Bał się kontroli więc postanowił uciekać. Miał ku temu kilka istotnych powodów

To nie była spokojna noc dla policjantów z Komisariatu Policji w Barczewie, po tym, jak jeden z kierujących nie chciał zatrzymać się do kontroli drogowej. 26-letniemu kierującemu BMW nie udało się jednak oszukać przeznaczenia. Po przejechaniu kilku kilometrów drogą serwisową jego auto wylądowało w przydrożnym rowie, a on sam utknął w środku. Na szczęście policjanci byli w pobliżu i pomogli mężczyźnie, który jak się okazało, miał kilka powodów, aby spróbować uniknąć policyjnej kontroli.

Bał się kontroli więc postanowił uciekać. Miał ku temu kilka istotnych powodów
Podaj dalej

We wtorek (07.06.2022 r.) w nocy, patrolujący ulice Barczewa policjanci zauważyli osobowe BMW, którego kierowca na widok radiowozu gwałtownie skręcił w kierunku zabudowań i przyspieszając, ruszył w kierunku miejscowości Ruszajny. Po przejechaniu kilku kilometrów nieodpowiedzialny kierujący BMW stracił panowanie nad pojazdem, wpadł w poślizg i zjechał do przydrożnego rowu, gdzie jego auto przewróciło się na bok. Kierowca został uwięziony wewnątrz pojazdu – po chwili interweniujący policjanci pomogli wydostać mu się na zewnątrz.

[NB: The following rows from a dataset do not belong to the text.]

## Skip solitary border front in factor and solve, adapt small-factor thread count

When the bordered Newton system's last elimination level holds only the border column (a 1x1 front), the factorization now stops before it. The border tail kernel writes the known unit entry of the carried solution directly, and the backward pass skips that level, saving kernel launches on each Newton step. Separately, the small-front factor kernel now picks 256, 512 or 1024 threads from LDS fit and front count per compute unit to raise occupancy. Both rely on new invariants: solve() is forbidden on carried factors, and the border pivot check is no longer done, which might affect status detection.

```diff
diff --git a/multigridbarrier.jl_amd/csrc/api.cpp b/multigridbarrier.jl_amd/csrc/api.cpp
--- a/multigridbarrier.jl_amd/csrc/api.cpp
+++ b/multigridbarrier.jl_amd/csrc/api.cpp
@@ -373,7 +373,7 @@
     hipStream_t st = P->stream();
     const size_t m = (size_t)P->levels[level].m;
     P->d_g.upload(g, m, st);
-    P->factor(level, P->d_g.p);
+    P->factor(level, P->d_g.p, P->d_nv.p);
     P->trisolve_carried(level, P->d_nv.p);
     int status = P->levels[level].solver.status(st);
     if (status != MGBHIP_OK && P->lu_fallback(level, P->d_g.p, P->d_nv.p)) status = MGBHIP_OK;
@@ -428,7 +428,7 @@
     P->eval_f1(level, P->d_x.p, P->d_z0.p, P->d_c.p, P->d_g.p);
     P->eval_f2(level, P->d_x.p, P->d_z0.p, P->d_c.p, false, P->d_g.p);
     if (condensed) *condensed = P->levels[level].H.condensed() ? 1 : 0;
-    P->factor(level, P->d_g.p);
+    P->factor(level, P->d_g.p, P->d_nv.p);
     P->trisolve_carried(level, P->d_nv.p);
     const int status = P->levels[level].solver.status(st);
     P->d_nv.download(x, m, st);
diff --git a/multigridbarrier.jl_amd/csrc/driver.cpp b/multigridbarrier.jl_amd/csrc/driver.cpp
--- a/multigridbarrier.jl_amd/csrc/driver.cpp
+++ b/multigridbarrier.jl_amd/csrc/driver.cpp
@@ -218,7 +218,7 @@
         int fstatus = MGBHIP_OK;
         int leaf_flag = 0;
         for (int attempt = 0; attempt < 2; ++attempt) {
-            P->factor(C.level, C.rhs_of_g());
+            P->factor(C.level, C.rhs_of_g(), P->d_nv.p);
             P->trisolve_carried(C.level, P->d_nv.p);
             const double seq = P->next_seq();
             launch_dir_finish(P->d_nv.p, P->d_g.p, C.m, P->d_scratch.p, P->d_scal.p, L.solver.status_flags_rw(), P->pin.dev, st,
diff --git a/multigridbarrier.jl_amd/csrc/kernels.hpp b/multigridbarrier.jl_amd/csrc/kernels.hpp
--- a/multigridbarrier.jl_amd/csrc/kernels.hpp
+++ b/multigridbarrier.jl_amd/csrc/kernels.hpp
@@ -106,7 +106,7 @@
 void launch_step(const double* x, const double* n, double s, double* xn, int64_t len, int32_t* moved, int32_t stamp,
                  hipStream_t st);
 void launch_scale_copy(const double* src, double alpha, double* dst, int64_t len, hipStream_t st);
-void launch_border_tail(const double* g, double* tail, int64_t m, hipStream_t st);
+void launch_border_tail(const double* g, double* tail, int64_t m, hipStream_t st, double* x_one = nullptr);
 void launch_axpy(double alpha, const double* x, double* y, int64_t len, hipStream_t st);
 void launch_fill(double value, double* y, int64_t len, hipStream_t st);
 
diff --git a/multigridbarrier.jl_amd/csrc/mf_launch_plan.hpp b/multigridbarrier.jl_amd/csrc/mf_launch_plan.hpp
--- a/multigridbarrier.jl_amd/csrc/mf_launch_plan.hpp
+++ b/multigridbarrier.jl_amd/csrc/mf_launch_plan.hpp
@@ -36,11 +36,14 @@
     bool gather_lds_maps;
     int gather_ct;
     bool bwd_split;
+    int small_threads;
+    bool border_launches;
     static MfSwitches from_env() {
         auto num = [](const char* name, long long dflt) { const char* e = getenv(name); return e ? atoll(e) : dflt; };
         return {env_on("MGBHIP_NO_GEO"), env_on("MGBHIP_OLD_BIG"), !env_on("MGBHIP_NO_MERGE_GROUPS"), !env_on("MGBHIP_NO_PACKED_LEAVES"),
                 !env_on("MGBHIP_NO_WAVE_SMALL"), num("MGBHIP_INV_MIN_N", 1024), num("MGBHIP_WAVE_MIN_N", 0),
-                env_on("MGBHIP_GATHER_LDS_MAPS"), (int)num("MGBHIP_GATHER_CT", 0), num("MGBHIP_BWD_SPLIT", 1) != 0};
+                env_on("MGBHIP_GATHER_LDS_MAPS"), (int)num("MGBHIP_GATHER_CT", 0), num("MGBHIP_BWD_SPLIT", 1) != 0,
+                (int)num("MGBHIP_SMALL_THREADS", 0), env_on("MGBHIP_BORDER_LAUNCHES")};
     }
 };
 
@@ -205,6 +208,25 @@
 }
 inline int backward_small_kmax(const MfLaunch& L) { return L.max_k <= 8 ? 8 : (L.max_k <= 16 ? 16 : 0); }
 
+inline size_t factor_small_lds(int cls) {
+    return (size_t)((cls >= 88 ? cls * (cls + 1) / 2 : cls * cls) + 8 * cls) * sizeof(double);
+}
+constexpr int SMALL_STATIC_LDS = 2112;
+constexpr int CU_LDS_BYTES = 160 * 1024;
+constexpr int SMALL_FILL_WAVES = 24;
+inline int factor_small_threads(const MfLaunch& L, int compute_units, int forced = 0) {
+    if (L.cls <= 16) return 64;
+    if (L.cls <= 32) return 128;
+    if (forced == 256 || forced == 512 || forced == 1024) return forced;
+    const int64_t cu = std::max(compute_units, 1);
+    const int64_t fit = std::max<int64_t>(1, CU_LDS_BYTES / (int64_t)(factor_small_lds(L.cls) + SMALL_STATIC_LDS));
+    const int64_t per_cu = std::min(fit, ((int64_t)L.count + cu - 1) / cu);
+    int threads = 256;
+    while (threads < 1024 && per_cu * (2 * threads / 64) <= SMALL_FILL_WAVES) threads *= 2;
+    return threads;
+}
+static_assert(16 - 1 <= 64 && 32 - 1 <= 128 && 128 - 1 <= 256, "mf_factor_small solves one panel row per thread");
+
 constexpr int GATHER_MIN_WGS = 768;
 inline int big_gather_ct(const MfLaunch& L, int forced) {
     if (forced == 8 || forced == 16 || forced == 32) return forced;
diff --git a/multigridbarrier.jl_amd/csrc/mf_numeric.hip b/multigridbarrier.jl_amd/csrc/mf_numeric.hip
--- a/multigridbarrier.jl_amd/csrc/mf_numeric.hip
+++ b/multigridbarrier.jl_amd/csrc/mf_numeric.hip
@@ -194,6 +194,24 @@
     std::vector<int32_t> gmap;
     if (!sw.gather_lds_maps) build_gather_maps(plan, level_launches, grec, gmap);
     gather_ct = sw.gather_ct;
+    small_threads = sw.small_threads;
+    {
+        int dev = 0, cus = 0;
+        MGB_HIP_CHECK(hipGetDevice(&dev));
+        MGB_HIP_CHECK(hipDeviceGetAttribute(&cus, hipDeviceAttributeMultiprocessorCount, dev));
+        compute_units = std::max(cus, 1);
+    }
+    border_launches = sw.border_launches;
+    {
+        const int32_t nlev = (int32_t)plan.level_ptr.size() - 1;
+        border_alone = false;
+        if (plan.border && nlev >= 2 && plan.level_ptr[nlev] - plan.level_ptr[nlev - 1] == 1) {
+            const Front& f = plan.fronts[plan.level_ptr[nlev - 1]];
+            border_alone = f.m == 1 && f.k == 1 && plan.front_idx[f.idx_off] == (int32_t)plan.n;
+        }
+    }
+    border_skipped = false;
+    carried_x = nullptr;
     if (grec.empty()) { d_grec.release(); d_gmap.release(); }
     else { d_grec.upload(grec, st); d_gmap.upload(gmap, st); }
     d_fronts.upload(fd, st);
@@ -217,21 +235,29 @@
     MGB_HIP_CHECK(hipStreamSynchronize(st));
 }
 
-void MfSolver::factor(const double* d_values, hipStream_t st, StageTimers* timers, bool direct, bool condensed) {
+bool MfSolver::skips_border() const {
+    return analyzed && border_alone && !border_launches && !robust && plan.iface_front < 0;
+}
+
+void MfSolver::factor(const double* d_values, hipStream_t st, StageTimers* timers, bool direct, bool condensed, double* carried_x_np1) {
     MGB_REQUIRE(!direct || d_a_src_direct.n > 0, "MfSolver::factor: no direct value map");
     MGB_REQUIRE(!condensed || (direct && condensed_ok), "MfSolver::factor: condensed leaves are not enabled");
     MGB_REQUIRE(analyzed, "MfSolver::factor before analyze");
     const FactorArgs a{condensed ? d_fronts_c.p : d_fronts.p, d_children.p, d_rel.p,
                        condensed ? d_a_src_c.p : (direct ? d_a_src_direct.p : d_a_src.p), condensed ? d_a_dst_c.p : d_a_dst.p,
                        condensed ? d_a_colptr_c.p : d_a_colptr.p, d_values, d_arena.p, d_dscr.p, d_dvec.p, d_status.p, st,
-                       d_grec.n ? d_grec.p : nullptr, d_gmap.p, gather_ct};
+                       d_grec.n ? d_grec.p : nullptr, d_gmap.p, gather_ct, small_threads, compute_units};
     if (timers) timers->begin("factor");
     factored_inv = !robust;
+    border_skipped = carried_x_np1 != nullptr && skips_border();
+    carried_x = border_skipped ? carried_x_np1 : nullptr;
+    const int border_level = (int)level_launches.size() - 1;
     if (!status_zero) MGB_HIP_CHECK(hipMemsetAsync(d_status.p, 0, sizeof(int32_t), st));
     status_zero = false;
     factored_condensed = condensed;
     int lvno = -1;
     for (auto& lev : level_launches) {
+        if (border_skipped && lvno + 1 == border_level) break;
         LevelScope lvscope(timers, "fac", ++lvno);
         for (auto& L : lev) {
             if (L.count == 0) continue;
@@ -267,6 +293,7 @@
 
 void MfSolver::solve(const double* d_b, double* d_x, hipStream_t st, StageTimers* timers) {
     MGB_REQUIRE(analyzed, "MfSolver::solve before analyze");
+    MGB_REQUIRE(!border_skipped, "MfSolver::solve on factors that carry a Newton right-hand side");
     if (timers) timers->begin("trisolve");
     const size_t n = (size_t)plan.n;
     MGB_HIP_CHECK(hipMemcpyAsync(d_bx.p, d_b, n * sizeof(double), hipMemcpyDeviceToDevice, st));
@@ -290,7 +317,9 @@
         MGB_HIP_CHECK(hipMemcpyAsync(d_y.p + n, d_one.p, sizeof(double), hipMemcpyDeviceToDevice, st));
         y_border_one = true;
     }
-    backward_pass(d_x_np1, st, timers);
+    if (border_skipped && d_x_np1 != carried_x)
+        MGB_HIP_CHECK(hipMemcpyAsync(d_x_np1 + n, d_one.p, sizeof(double), hipMemcpyDeviceToDevice, st));
+    backward_pass(d_x_np1, st, timers, border_skipped);
     MGB_HIP_CHECK(hipGetLastError());
     if (timers) timers->end();
 }
@@ -313,9 +342,9 @@
     }
 }
 
-void MfSolver::backward_pass(double* d_x, hipStream_t st, StageTimers* timers) {
+void MfSolver::backward_pass(double* d_x, hipStream_t st, StageTimers* timers, bool without_border) {
     const SolveArgs a = solve_args(nullptr, d_x, st);
-    for (int32_t l = (int32_t)level_solves.size() - 1; l >= 0; --l) {
+    for (int32_t l = (int32_t)level_solves.size() - (without_border ? 2 : 1); l >= 0; --l) {
         LevelScope lvscope(timers, "bwd", l);
         for (auto it = level_solves[l].rbegin(); it != level_solves[l].rend(); ++it) {
             const MfLaunch& L = *it;
diff --git a/multigridbarrier.jl_amd/csrc/mf_small.hpp b/multigridbarrier.jl_amd/csrc/mf_small.hpp
--- a/multigridbarrier.jl_amd/csrc/mf_small.hpp
+++ b/multigridbarrier.jl_amd/csrc/mf_small.hpp
@@ -64,7 +64,7 @@
         }
         __syncthreads();
         for (int c0 = 0; c0 < nc; c0 += 4) {
-            if (nt == 256 && (c0 & 15) == 0) {
+            if (nt >= 256 && (c0 & 15) == 0) {
                 const int ng = min(16, nc - c0);
                 bool small16 = true;
                 for (int u = 0; u < ng; ++u) small16 = small16 && cB[c0 + u] * cB[c0 + u] <= 64;
@@ -630,11 +630,9 @@
     if (row && r < k) x[myidx] = t;
 }
 
-inline size_t factor_small_lds(int cls) {
-    return (size_t)((cls >= 88 ? cls * (cls + 1) / 2 : cls * cls) + 8 * cls) * sizeof(double);
-}
 inline void launch_factor_small(const FactorArgs& a, const MfLaunch& L) {
-    const int threads = L.cls <= 16 ? 64 : (L.cls <= 32 ? 128 : 256);
+    const int threads = factor_small_threads(L, a.compute_units, a.small_threads);
+    MGB_REQUIRE(threads >= L.max_m - 1, "mf_factor_small: fewer threads than panel rows");
     if (L.cls >= 88)
         hipLaunchKernelGGL((mf_factor_small<8, true>), dim3(L.count), dim3(threads), factor_small_lds(L.cls), a.st, a.fr, L.first,
                            a.children, a.rel, a.a_src, a.a_dst, a.values, a.arena, a.status);
diff --git a/multigridbarrier.jl_amd/csrc/mf_solver.hpp b/multigridbarrier.jl_amd/csrc/mf_solver.hpp
--- a/multigridbarrier.jl_amd/csrc/mf_solver.hpp
+++ b/multigridbarrier.jl_amd/csrc/mf_solver.hpp
@@ -26,6 +26,8 @@
     const GatherRec* grec;
     const int32_t* gmap;
     int gather_ct;
+    int small_threads;
+    int compute_units;
 };
 struct SolveArgs {
     const FrontDev* fr;
@@ -46,7 +48,9 @@
                  const double* coords = nullptr, int dim = 0, bool protect_peeled = false,
                  const int32_t* top = nullptr, int64_t ntop = 0);
     std::function<void(double*, int64_t)> iface_reduce;
-    void factor(const double* d_values, hipStream_t st, StageTimers* timers, bool direct = false, bool condensed = false);
+    void factor(const double* d_values, hipStream_t st, StageTimers* timers, bool direct = false, bool condensed = false,
+                double* carried_x = nullptr);
+    bool skips_border() const;
     bool enable_condensed(int64_t N, int P, const int32_t* ucol, int64_t slack0, int64_t nnz, int64_t tail_base, hipStream_t st);
     bool condensed_ready() const { return condensed_ok; }
     bool leaves_packed() const { return leaf_packed; }
@@ -82,7 +86,7 @@
                 d_uvec.p, d_tbig.p, d_tsol.p, st, d_bwd_g.p, d_bwd_cnt.n ? d_bwd_cnt.p : nullptr};
     }
     void forward_pass(const double* d_b_np1, hipStream_t st, StageTimers* timers);
-    void backward_pass(double* d_x_np1, hipStream_t st, StageTimers* timers);
+    void backward_pass(double* d_x_np1, hipStream_t st, StageTimers* timers, bool without_border = false);
     DevBuf<double> d_bx, d_xx, d_one;
     DevBuf<FrontDev> d_fronts;
     DevBuf<int32_t> d_front_idx, d_children, d_rel, d_a_src, d_a_src_direct, d_a_dst, d_a_colptr;
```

Uciekał, bo miał ku temu powody

Okazało się, że za kierownicą osobowego BMW siedział 26-letni mieszkaniec Barczewa. Mężczyzna przyznał się do tego, że bał się spotkania z policjantami, ponieważ do stycznia 2023 roku ciążył na nim sądowy zakaz kierowania pojazdami mechanicznymi. Mimo brawury i nieodpowiedzialności za kierownicą, młodemu mężczyźnie nic poważnego się nie stało.

Funkcjonariusze w trakcie czynności zauważyli u niego spowolnione funkcje psychomotoryczne – miał on m.in. problemy z logicznym złożeniem zdań oraz z płynnością wypowiedzi. Jego zachowanie zrodziło podejrzenie kierowania pojazdem w stanie po alkoholu lub innego środka działającego podobnie do alkoholu. Gdy alkomat nie wykazał obecność promili w organizmie 26-latka, mężczyźnie została pobrana krew do analizy pod kątem zawartości w niej substancji psychoaktywnych.

Funkcjonariusze na miejsce zdarzenia wezwali holownik, którym uszkodzone zostało przetransportowane na policyjny parking. 26-latek już kolejny raz w swoim życiu stanie przed sądem, przed którym tłumaczyć się będzie z kierowania wbrew sądowemu zakazowi. Dodatkowo mężczyzna może usłyszeć zarzut kierowania autem pod wpływem substancji psychoaktywnych – co ostatecznie zweryfikują badania toksykologiczne krwi.